Beginning with the line below that contains "Pack<T, V> tpk;" and ending with the line that contains "if constexpr (RDST)", copy every line exactly. Copy nothing else.

** Opening Given records block **

template <bool XCD, int R>
struct TileWalk {
    __device__ __forceinline__ explicit TileWalk(i64) {}
    __device__ __forceinline__ unsigned first() const { return blockIdx.x; }
    __device__ __forceinline__ unsigned step() const { return gridDim.x; }
    __device__ __forceinline__ i64 nlim(i64 N) const { return N; }
};
template <int R>
struct TileWalk<true, R> {
    i64 first_, step_, nlim_;
    __device__ __forceinline__ explicit TileWalk(i64 N) : first_(blockIdx.x), step_(gridDim.x), nlim_(N) {
        if ((gridDim.x & 7) == 0) {
            const i64 per = ((N + R - 1) / R + 7) / 8;
            first_ = (i64)(blockIdx.x & 7) * per + (blockIdx.x >> 3);
            step_ = gridDim.x >> 3;
            nlim_ = min(N, (i64)((blockIdx.x & 7) + 1) * per * R);
        }
    }
    __device__ __forceinline__ i64 first() const { return first_; }
    __device__ __forceinline__ i64 step() const { return step_; }
    __device__ __forceinline__ i64 nlim(i64) const { return nlim_; }
};
// ... 50 lines not shown
    for (int j = 0; j < CPT; ++j) pacc[j] = 0.0;
    double ss = 0.0;
    int buf = 0;
    constexpr int CGD = EDGE ? WAVE / RP : CG;
    const int cgw = EDGE ? __builtin_amdgcn_readfirstlane(cg) : 0;
    const uint32_t xoff = (uint32_t)(((i64)rp * V + (i64)(cg - cgw) * ldx) * (i64)sizeof(T));
    uint32_t doff = (DEFL && STORE) ? (uint32_t)(((i64)rp * V + (i64)cg * ldd) * (i64)sizeof(T)) : 0u;
    i64 dtile = tsd;
    if constexpr (RDST && DEFL) {
        doff = (uint32_t)(((i64)((rp * V) / rdst) * tsd + (rp * V) % rdst + (i64)cg * ldd) * (i64)sizeof(T));
        dtile = (R / rdst) * tsd;
    }
    constexpr uint32_t OOR = 0x80000000u;
    constexpr bool TBUF = DEFL && sizeof(T) == 8 && R == 32 && CPT == 16;
    const __amdgpu_buffer_rsrc_t rs_tin = score_rsrc<T>(DEFL ? tprev : tout, NV);

    TileWalk<EDGE == 2, R> walk(N);
    const int pace = rdst & 0xffff;
    constexpr bool WEIGHTED = DEFL && EDGE != 2;
    const int wfast = (WEIGHTED && wk.nfull >= 0) ? ((wk.mask >> (blockIdx.x & 7)) & 1) : 0;
    const i64 wswitch = (WEIGHTED && wk.nfull >= 0) ? (i64)wk.nfull * gridDim.x : (i64)1 << 62;
    i64 wstep = walk.step();
    bool wshared = true;
    for (i64 tile = walk.first(); tile * R < walk.nlim(N); buf ^= 1) {
        const i64 i0 = tile * R + (i64)rp * V;
        const bool rowok = (i0 < N);
        const uint32_t xo = rowok ? xoff : OOR, dof = rowok ? doff : OOR;
        int cgz = cg;
        asm volatile("" : "+v"(cgz));
        if constexpr (TILED && DEFL && STORE) {
            if (!LATE_FILL || !first_tile)
                for (int q = 0; q < pace; ++q) __builtin_amdgcn_s_sleep(1);
        }
        Pack<T, V> x[CPT];
        constexpr int GSTEP = CG * R * (int)sizeof(T);
        const int trec = K * R * (int)sizeof(T);
        if constexpr (TILED) {
            const __amdgpu_buffer_rsrc_t rs =
                __builtin_amdgcn_make_buffer_rsrc(const_cast<T *>(X + tile * tsx), (short)0, trec, BUF_WORD3);
#pragma unroll
            for (int j = 0; j < CPT; ++j) x[j] = buf_ld_so<T, V, LDAUX>(rs, xo, j * GSTEP);
            __builtin_amdgcn_sched_barrier(0);
            if constexpr (LATE_OK) {
                if (LATE_FILL && first_tile) {
                    first_tile = false;
                    if (tid < CG * CPT) {
                        vs[tid] = v_late;
                        ps[tid] = p_late;
                    }
                    __syncthreads();
                }
            }
        } else {
#pragma unroll
            for (int j = 0; j < CPT; ++j) {
                const int cols = min(CGD, K - CG * j - cgw);
                const uint32_t nrec = cols > 0 ? (uint32_t)((i64)cols * ldx * (i64)sizeof(T)) : 0u;
                const __amdgpu_buffer_rsrc_t rs = __builtin_amdgcn_make_buffer_rsrc(
                    const_cast<T *>(X + tile * tsx + (i64)(j * CG + cgw) * ldx), (short)0, (int)nrec, BUF_WORD3);
                x[j] = buf_ld<T, V, LDAUX>(rs, xo);
                __builtin_amdgcn_sched_barrier(0);
            }
        }
        if (DEFL) {
            double tp[V];
            {
                Pack<T, V> tpk;
                if constexpr (TBUF) {
                    tpk = buf_ld<T, V>(rs_tin, rowok ? (uint32_t)(i0 * (i64)sizeof(T)) : OOR);
                } else if (rowok && i0 + V <= NV) {
                    tpk = ld_pack_u<T, V>(tprev + i0);
                } else {
#pragma unroll
                    for (int e = 0; e < V; ++e) tpk.v[e] = (rowok && i0 + e < NV) ? tprev[i0 + e] : (T)0;
                }
#pragma unroll
                for (int e = 0; e < V; ++e) tp[e] = -(double)tpk.v[e];
            }
#pragma unroll
            for (int j = 0; j < CPT; ++j) {
                const double pk = ps[cgz + CG * j];
#pragma unroll
                for (int e = 0; e < V; ++e) x[j].v[e] = (T)fma(tp[e], pk, (double)x[j].v[e]);
                if constexpr (!STORE) {
                    continue;
                } else if constexpr (TILED) {
                    const __amdgpu_buffer_rsrc_t rd =
                        __builtin_amdgcn_make_buffer_rsrc(dst + tile * tsd, (short)0, trec, BUF_WORD3);
                    buf_st_so<T, V, STAUX>(rd, dof, j * GSTEP, x[j]);
                } else if constexpr (RDST) {
                    const __amdgpu_buffer_rsrc_t rd = __builtin_amdgcn_make_buffer_rsrc(
                        dst + tile * dtile + (i64)j * CG * ldd, (short)0, 0x7fffffff, BUF_WORD3);
                    buf_st<T, V, STAUX>(rd, (cg + CG * j < K) ? dof : OOR, x[j]);
                } else {
                    const int cols = min(CG, K - CG * j);
                    const uint32_t nrec = cols > 0 ? (uint32_t)((i64)cols * ldd * (i64)sizeof(T)) : 0u;
                    const __amdgpu_buffer_rsrc_t rd = __builtin_amdgcn_make_buffer_rsrc(
                        dst + tile * tsd + (i64)j * CG * ldd, (short)0, (int)nrec, BUF_WORD3);
                    buf_st<T, V, STAUX>(rd, dof, x[j]);
                }
            }
        }
        if constexpr (DEFL && STORE) __builtin_amdgcn_sched_barrier(0);
        double tp2[V];
#pragma unroll
        for (int e = 0; e < V; ++e) tp2[e] = 0.0;
#pragma unroll
        for (int j = 0; j < CPT; ++j) {
            const double vk = vs[cgz + CG * j];
#pragma unroll
            for (int e = 0; e < V; ++e) tp2[e] = fma((double)x[j].v[e], vk, tp2[e]);
        }
#pragma unroll
        for (int e = 0; e < V; ++e)
            tp2[e] = xor_range_sum<RP, WAVE>(tp2[e]);
        if (lane < RP)
#pragma unroll
            for (int e = 0; e < V; ++e) tred[buf][wv][rp * V + e] = tp2[e];
        __syncthreads();
        double t[V];
#pragma unroll
        for (int e = 0; e < V; ++e) {
            double s = 0.0;
#pragma unroll
            for (int w = 0; w < NW; ++w) s += tred[buf][w][rp * V + e];
            t[e] = (double)(T)s;
        }
        if (cg == 0 && rowok) {
            Pack<T, V> o;
#pragma unroll
            for (int e = 0; e < V; ++e) o.v[e] = (T)t[e];
            if (i0 + V <= NV) {
                st_pack_u<T, V>(tout + i0, o);
            } else {
#pragma unroll
                for (int e = 0; e < V; ++e)
                    if (i0 + e < NV) tout[i0 + e] = o.v[e];
            }
#pragma unroll
            for (int e = 0; e < V; ++e) ss = fma(t[e], t[e], ss);
        }
        if (sizeof(T) < sizeof(double)) {
#pragma unroll
            for (int j = 0; j < CPT; ++j)
#pragma unroll
                for (int e = 0; e < V; ++e) asm volatile("" : "+v"(x[j].v[e]));
        }
#pragma unroll
        for (int j = 0; j < CPT; ++j)
#pragma unroll
            for (int e = 0; e < V; ++e) pacc[j] = fma((double)x[j].v[e], t[e], pacc[j]);
        if constexpr (!WEIGHTED) {
            tile += walk.step();
            continue;
        }
        tile += wstep;
        if (wshared && tile >= wswitch) {
            if (!wfast) break;
            wshared = false;
            const int nfc = __builtin_popcount(wk.mask), below = __builtin_popcount(wk.mask & ((1u << (blockIdx.x & 7)) - 1u));
            tile = wswitch + (i64)(blockIdx.x >> 3) * nfc + below;
            wstep = (i64)(gridDim.x >> 3) * nfc;
        }
    }

    PLS_STAMP(1);
#pragma unroll
    for (int j = 0; j < CPT; ++j) {
        const double s = xor_range_sum<1, RP>(pacc[j]);
        const int k = cg + CG * j;
        if (rp == 0 && k < K) st_agent(part + (i64)blockIdx.x * K + k, s);
    }
    ss = block_sum<NW>(ss, sred);
    if (tid == 0) st_agent(sspart + blockIdx.x, ss);
    constexpr bool ONE_PER_CU = !(CPT <= 16 && !DEFL) || ONEWG;
    if (ONE_PER_CU && st.cnt) {
        asm volatile("s_waitcnt vmcnt(0)" ::: "memory");
        __syncthreads();
        static_assert(NT == 512, "tail_update_m1 plays the update's 1024 virtual threads with 512");
        PLS_STAMP(2);
        slice_tail<NT>(st, part, sspart, K, reinterpret_cast<int *>(sred + NW - 1), sred, &tred[0][0][0], vs);
    }
    PLS_STAMP(3);
}
// ... 575 lines not shown
constexpr int tile_rows() { return (512 / CGX) * (16 / (int)sizeof(T)); }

** Closing Given records block **

▸ **Task output**
                Pack<T, V> tpk;
                if constexpr (TBUF) {
                    tpk = buf_ld<T, V>(rs_tin, rowok ? (uint32_t)(i0 * (i64)sizeof(T)) : OOR);
                } else if (rowok && i0 + V <= NV) {
                    tpk = ld_pack_u<T, V>(tprev + i0);
                } else {
#pragma unroll
                    for (int e = 0; e < V; ++e) tpk.v[e] = (rowok && i0 + e < NV) ? tprev[i0 + e] : (T)0;
                }
#pragma unroll
                for (int e = 0; e < V; ++e) tp[e] = -(double)tpk.v[e];
            }
#pragma unroll
            for (int j = 0; j < CPT; ++j) {
                const double pk = ps[cgz + CG * j];
#pragma unroll
                for (int e = 0; e < V; ++e) x[j].v[e] = (T)fma(tp[e], pk, (double)x[j].v[e]);
                if constexpr (!STORE) {
                    continue;
                } else if constexpr (TILED) {
                    const __amdgpu_buffer_rsrc_t rd =
                        __builtin_amdgcn_make_buffer_rsrc(dst + tile * tsd, (short)0, trec, BUF_WORD3);
                    buf_st_so<T, V, STAUX>(rd, dof, j * GSTEP, x[j]);
                } else if constexpr (RDST) {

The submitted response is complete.